- WHAT YOU NEED TO DO -
Only the lines from the one containing "d += pd[(int64_t)b * a.NP];" through the one containing "if (!a.a_stats) return;" should be printed, exactly as they appear below, with both ends included.

━━ ENTRIES SUPPLIED

struct PwbReduceArgs {
    const float* qpart;
    const double* dbpart;
    const double* spart;
    const float* W;
    const float* a_stats;
    const float* a_gamma;
    const float* a_beta;
    float* dW;
    float* db;
    float* a_dgamma;
    float* a_dbeta;
    float* a_coef;
    const double* fin_tot;
    float* o_dgamma;
    float* o_dbeta;
    int N, K, KP, NP, G, Mg, nbpg;
    int wbf;
};

constexpr int PWB_RS = 8;
__global__ void __launch_bounds__(128 * PWB_RS) pwb_reduce_kernel(PwbReduceArgs a) {
    __shared__ double sq[PWB_RS][128];
    __shared__ double sd[PWB_RS][128];
    __shared__ double red[2][8][2];
    const int k = blockIdx.x, n = threadIdx.x & 127, sl = threadIdx.x >> 7;
    const int N = a.N, K = a.K, G = a.G;
    const bool on = n < N;
    const int nsl = PWB_RS / G > 0 ? PWB_RS / G : 1;
    const int per = (a.nbpg + nsl - 1) / nsl;
    for (int pair = sl; pair < G * nsl; pair += PWB_RS) {
        const int g = pair % G, s = pair / G;
        const int b0 = s * per, b1 = min(a.nbpg, b0 + per);
        double q = 0.0, d = 0.0;
        if (on) {
            const float* pq = a.qpart + ((int64_t)g * a.nbpg * a.KP + k) * a.NP + n;
            const double* pd = a.dbpart + (int64_t)g * a.nbpg * a.NP + n;
            int b = b0;
            const bool need_d = a.a_stats != nullptr || k == 0;
            for (; b + 32 <= b1; b += 32) {
                float v[32];
                double u[32];
#pragma unroll
                for (int i = 0; i < 32; ++i) {
                    v[i] = pq[(int64_t)(b + i) * a.KP * a.NP];
                    u[i] = need_d ? pd[(int64_t)(b + i) * a.NP] : 0.0;
                }
#pragma unroll
                for (int i = 0; i < 32; ++i) {
                    q += (double)v[i];
                    d += u[i];
                }
            }
            for (; b + 16 <= b1; b += 16) {
                float v[16];
                double u[16];
#pragma unroll
                for (int i = 0; i < 16; ++i) {
                    v[i] = pq[(int64_t)(b + i) * a.KP * a.NP];
                    u[i] = pd[(int64_t)(b + i) * a.NP];
                }
#pragma unroll
                for (int i = 0; i < 16; ++i) {
                    q += (double)v[i];
                    d += u[i];
                }
            }
            for (; b + 8 <= b1; b += 8) {
                float v[8];
                double u[8];
#pragma unroll
                for (int i = 0; i < 8; ++i) {
                    v[i] = pq[(int64_t)(b + i) * a.KP * a.NP];
                    u[i] = pd[(int64_t)(b + i) * a.NP];
                }
#pragma unroll
                for (int i = 0; i < 8; ++i) {
                    q += (double)v[i];
                    d += u[i];
                }
            }
            for (; b < b1; ++b) {
                q += (double)pq[(int64_t)b * a.KP * a.NP];
                d += pd[(int64_t)b * a.NP];
            }
        }
        sq[pair][n] = q;
        sd[pair][n] = d;
    }
    __syncthreads();
    const bool lead = sl == 0;
    float w = (on && lead) ? a.W[(int64_t)k * N + n] : 0.0f;
    if (a.wbf) w = (float)(__bf16)w;
    double qtot = 0.0, dbtot = 0.0;
    double s1[8], s2[8];
#pragma unroll
    for (int g = 0; g < 8; ++g) {
        s1[g] = s2[g] = 0.0;
        if (g < G && lead) {
            double q = sq[g][n], d = sd[g][n];
            for (int s = 1; s < nsl; ++s) {
                q += sq[s * G + g][n];
                d += sd[s * G + g][n];
            }
            qtot += q;
            dbtot += d;
            s1[g] = (double)w * d;
            s2[g] = (double)w * q;
        }
    }
    if (on && lead) {
        if (a.a_stats) a.dW[(int64_t)k * N + n] = (float)((double)a.a_gamma[k] * qtot + (double)a.a_beta[k] * dbtot);
        else a.dW[(int64_t)k * N + n] = (float)qtot;
        if (k == 0) a.db[n] = (float)dbtot;
        if (k == 0 && a.fin_tot) {
            double dg = 0.0, dbt = 0.0;
            for (int g = 0; g < G; ++g) {
                dbt += a.fin_tot[((int64_t)g * 2 + 0) * N + n];
                dg += a.fin_tot[((int64_t)g * 2 + 1) * N + n];
            }
            a.o_dgamma[n] = (float)dg;
            a.o_dbeta[n] = (float)dbt;
        }
    }
    if (!a.a_stats) return;
    const int lane = n & 63, wave = n >> 6;
#pragma unroll
    for (int g = 0; g < 8; ++g) {
        if (g >= G) break;
        double u1 = s1[g], u2 = s2[g];
#pragma unroll
        for (int o = 32; o > 0; o >>= 1) {
            u1 += __shfl_down(u1, o);
            u2 += __shfl_down(u2, o);
        }
        if (lane == 0 && lead) {
            red[0][g][wave] = u1;
            red[1][g][wave] = u2;
        }
    }
    __syncthreads();
    if (a.spart && (int)(threadIdx.x >> 6) < 2 * G) {
        const int pr = threadIdx.x >> 6, g = pr >> 1, q = pr & 1, l = threadIdx.x & 63;
        double u = 0.0;
        for (int b = l; b < a.nbpg; b += 64) u += a.spart[(((int64_t)g * a.nbpg + b) * 2 + q) * a.KP + k];
#pragma unroll
        for (int o = 32; o > 0; o >>= 1) u += __shfl_down(u, o);
        if (l == 0) {
            red[q][g][0] = u;
            red[q][g][1] = 0.0;
        }
    }
    __syncthreads();
    if (threadIdx.x == 0) {
        const int GK = G * K;
        const double cnt = (double)a.Mg;
        double dg = 0.0, dbt = 0.0;
        for (int g = 0; g < G; ++g) {
            const double u1 = red[0][g][0] + red[0][g][1], u2 = red[1][g][0] + red[1][g][1];
            dbt += u1;
            dg += u2;
            a.a_coef[0 * GK + g * K + k] = a.a_stats[2 * GK + g * K + k];
            a.a_coef[1 * GK + g * K + k] = (float)(u1 / cnt);
            a.a_coef[2 * GK + g * K + k] = (float)(u2 / cnt);
        }
        a.a_dgamma[k] = (float)dg;
        a.a_dbeta[k] = (float)dbt;
    }
}
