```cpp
hipError_t grad_dense_update_launch(int dtype, int loss, int cpl, const void* segs, const void* tasks, int ntasks,
                                    const void* beta, void* slab, const int* stb, int nslots, void* part, void* G,
                                    int ld, hipStream_t st, const KernelChoice& k, const LocalUpdate& up) {
  if (nslots < 1 || nslots > kMaxMsgs || up.nmsg < 0 || up.nmsg > kMaxMsgs || !up.beta) return hipErrorInvalidValue;
  for (int m = 0; m < up.nmsg; ++m)
    if (up.slot[m] < 0 || up.slot[m] >= nslots) return hipErrorInvalidValue;
  const Segment* S = static_cast<const Segment*>(segs);
  const Task* Tk = static_cast<const Task*>(tasks);
  hipError_t e;
  if (dtype == 0)
    e = loss == kLogistic ? launch_fused_cpl<double, double, kLogistic>(cpl, S, Tk, ntasks, (const double*)beta, (double*)slab, ld, st, k)
                          : launch_fused_cpl<double, double, kLeastSquares>(cpl, S, Tk, ntasks, (const double*)beta, (double*)slab, ld, st, k);
  else if (dtype == 1)
    e = loss == kLogistic ? launch_fused_cpl<float, float, kLogistic>(cpl, S, Tk, ntasks, (const float*)beta, (float*)slab, ld, st, k)
                          : launch_fused_cpl<float, float, kLeastSquares>(cpl, S, Tk, ntasks, (const float*)beta, (float*)slab, ld, st, k);
  else
    e = loss == kLogistic ? launch_fused_cpl<bf16_t, float, kLogistic>(cpl, S, Tk, ntasks, (const float*)beta, (float*)slab, ld, st, k)
                          : launch_fused_cpl<bf16_t, float, kLeastSquares>(cpl, S, Tk, ntasks, (const float*)beta, (float*)slab, ld, st, k);
  if (e != hipSuccess) return e;
  const dim3 pgrid(ceil_div(ld, kWave), nslots, kSplits);
  const size_t lds = static_cast<size_t>(nslots) * kWave * (dtype == 0 ? 8 : 4);
  auto go = [&](const void* kern) -> hipError_t {
    if (lds <= 60 * 1024) return hipSuccess;
    return hipFuncSetAttribute(kern, hipFuncAttributeMaxDynamicSharedMemorySize, static_cast<int>(lds));
  };
  if (dtype == 0) {
    hipLaunchKernelGGL(slab_reduce_partial<double>, pgrid, dim3(256), 0, st, (const double*)slab, stb, (double*)part, ld, nullptr);
    if ((e = go(reinterpret_cast<const void*>(slab_final_update<double>))) != hipSuccess) return e;
    hipLaunchKernelGGL(slab_final_update<double>, dim3(ceil_div(ld, kWave)), dim3(1024), lds, st, (const double*)part,
                       (double*)G, ld, nslots, up);
  } else {
    hipLaunchKernelGGL(slab_reduce_partial<float>, pgrid, dim3(256), 0, st, (const float*)slab, stb, (float*)part, ld, nullptr);
    if ((e = go(reinterpret_cast<const void*>(slab_final_update<float>))) != hipSuccess) return e;
    hipLaunchKernelGGL(slab_final_update<float>, dim3(ceil_div(ld, kWave)), dim3(1024), lds, st, (const float*)part,
                       (float*)G, ld, nslots, up);
  }
  return hipGetLastError();
}

hipError_t grad_dense_twopass_launch(int dtype, int loss, const void* segs, const void* tasks,
                                     int ntasks, const void* beta, const int* task_row_off,
                                     void* rbuf, void* slab, const int* slot_task_begin,
                                     int nslots, void* part, void* G, int ld, hipStream_t st, const int* gate) {
  const Segment* S = static_cast<const Segment*>(segs);
  const Task* Tk = static_cast<const Task*>(tasks);
  const dim3 block(256);
  if (dtype == 0) {
    if (loss == kLogistic)
      hipLaunchKernelGGL((rowdot_residual<double, double, kLogistic>), dim3(ntasks), block, 0, st, S, Tk, (const double*)beta, task_row_off, (double*)rbuf, ld, gate);
    else
      hipLaunchKernelGGL((rowdot_residual<double, double, kLeastSquares>), dim3(ntasks), block, 0, st, S, Tk, (const double*)beta, task_row_off, (double*)rbuf, ld, gate);
    hipLaunchKernelGGL((xt_r_tiles<double, double>), dim3(ntasks, ceil_div(ld, 256 * 2)), block, 0, st, S, Tk, task_row_off, (const double*)rbuf, (double*)slab, ld, gate);
// ... 21 lines not shown
```

### csrc/kernels/launchers.h

```cpp
#pragma once

#include <hip/hip_runtime.h>

#include <cstdlib>

#include "integrity.h"

namespace eh {

bool strict_release();
void set_release_form(bool strict);

constexpr long long kSlabSplits = 16;
inline long long slab_part_bytes(long long nslots, long long ld, long long acc_bytes) {
  return nslots * kSlabSplits * ld * acc_bytes;
}

struct PutDesc;
struct KernelChoice;
void set_slab_reduce_mode(int mode);
void set_mfma_stage_rows(int rows);
void set_mfma_probe(int mode);
void set_mfma_pack(bool on);
void set_mfma_stream(int mode);
void set_grad_stamps(void* stamps);
int slab_reduce_mode();
hipError_t grad_dense_launch(int dtype, int loss, int cpl, const void* segs, const void* tasks,
                             int ntasks, const void* beta, void* slab, const int* slot_task_begin,
                             int nslots, void* part, void* G, int ld, hipStream_t st, const KernelChoice& k,
                             const PutDesc* put = nullptr, const int* gate = nullptr);
hipError_t grad_dense_twopass_launch(int dtype, int loss, const void* segs, const void* tasks,
                                     int ntasks, const void* beta, const int* task_row_off,
                                     void* rbuf, void* slab, const int* slot_task_begin,
                                     int nslots, void* part, void* G, int ld, hipStream_t st,
                                     const int* gate = nullptr);
struct SparseArgs {
  int ell;
  int idx16;
  int m;
  long long nrows;
  const void* ell_idx;
  long long ell_ld;
  const int* lo;
  const long long* row_ptr;
  int csr_fixed;
  const int* col_idx;
  const void* vals;
  const void* y;
  void* u;
  int row16;
  const void* crow;
  const void* cvals;
  const int* col_ptr;
// ... 32 lines not shown

hipError_t encode_messages_launch(int dtype, const void* Gb, const int* ptr, const int* idx, const double* coef,
                                  void* G, int nslots, int ld, hipStream_t st, const int* gate = nullptr,
                                  const int* sub_begin = nullptr);
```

━━━━

- RESPONSE -
                d += pd[(int64_t)b * a.NP];
            }
        }
        sq[pair][n] = q;
        sd[pair][n] = d;
    }
    __syncthreads();
    const bool lead = sl == 0;
    float w = (on && lead) ? a.W[(int64_t)k * N + n] : 0.0f;
    if (a.wbf) w = (float)(__bf16)w;
    double qtot = 0.0, dbtot = 0.0;
    double s1[8], s2[8];
#pragma unroll
    for (int g = 0; g < 8; ++g) {
        s1[g] = s2[g] = 0.0;
        if (g < G && lead) {
            double q = sq[g][n], d = sd[g][n];
            for (int s = 1; s < nsl; ++s) {
                q += sq[s * G + g][n];
                d += sd[s * G + g][n];
            }
            qtot += q;
            dbtot += d;
            s1[g] = (double)w * d;
            s2[g] = (double)w * q;
        }
    }
    if (on && lead) {
        if (a.a_stats) a.dW[(int64_t)k * N + n] = (float)((double)a.a_gamma[k] * qtot + (double)a.a_beta[k] * dbtot);
        else a.dW[(int64_t)k * N + n] = (float)qtot;
        if (k == 0) a.db[n] = (float)dbtot;
        if (k == 0 && a.fin_tot) {
            double dg = 0.0, dbt = 0.0;
            for (int g = 0; g < G; ++g) {
                dbt += a.fin_tot[((int64_t)g * 2 + 0) * N + n];
                dg += a.fin_tot[((int64_t)g * 2 + 1) * N + n];
            }
            a.o_dgamma[n] = (float)dg;
            a.o_dbeta[n] = (float)dbt;
        }
    }
    if (!a.a_stats) return;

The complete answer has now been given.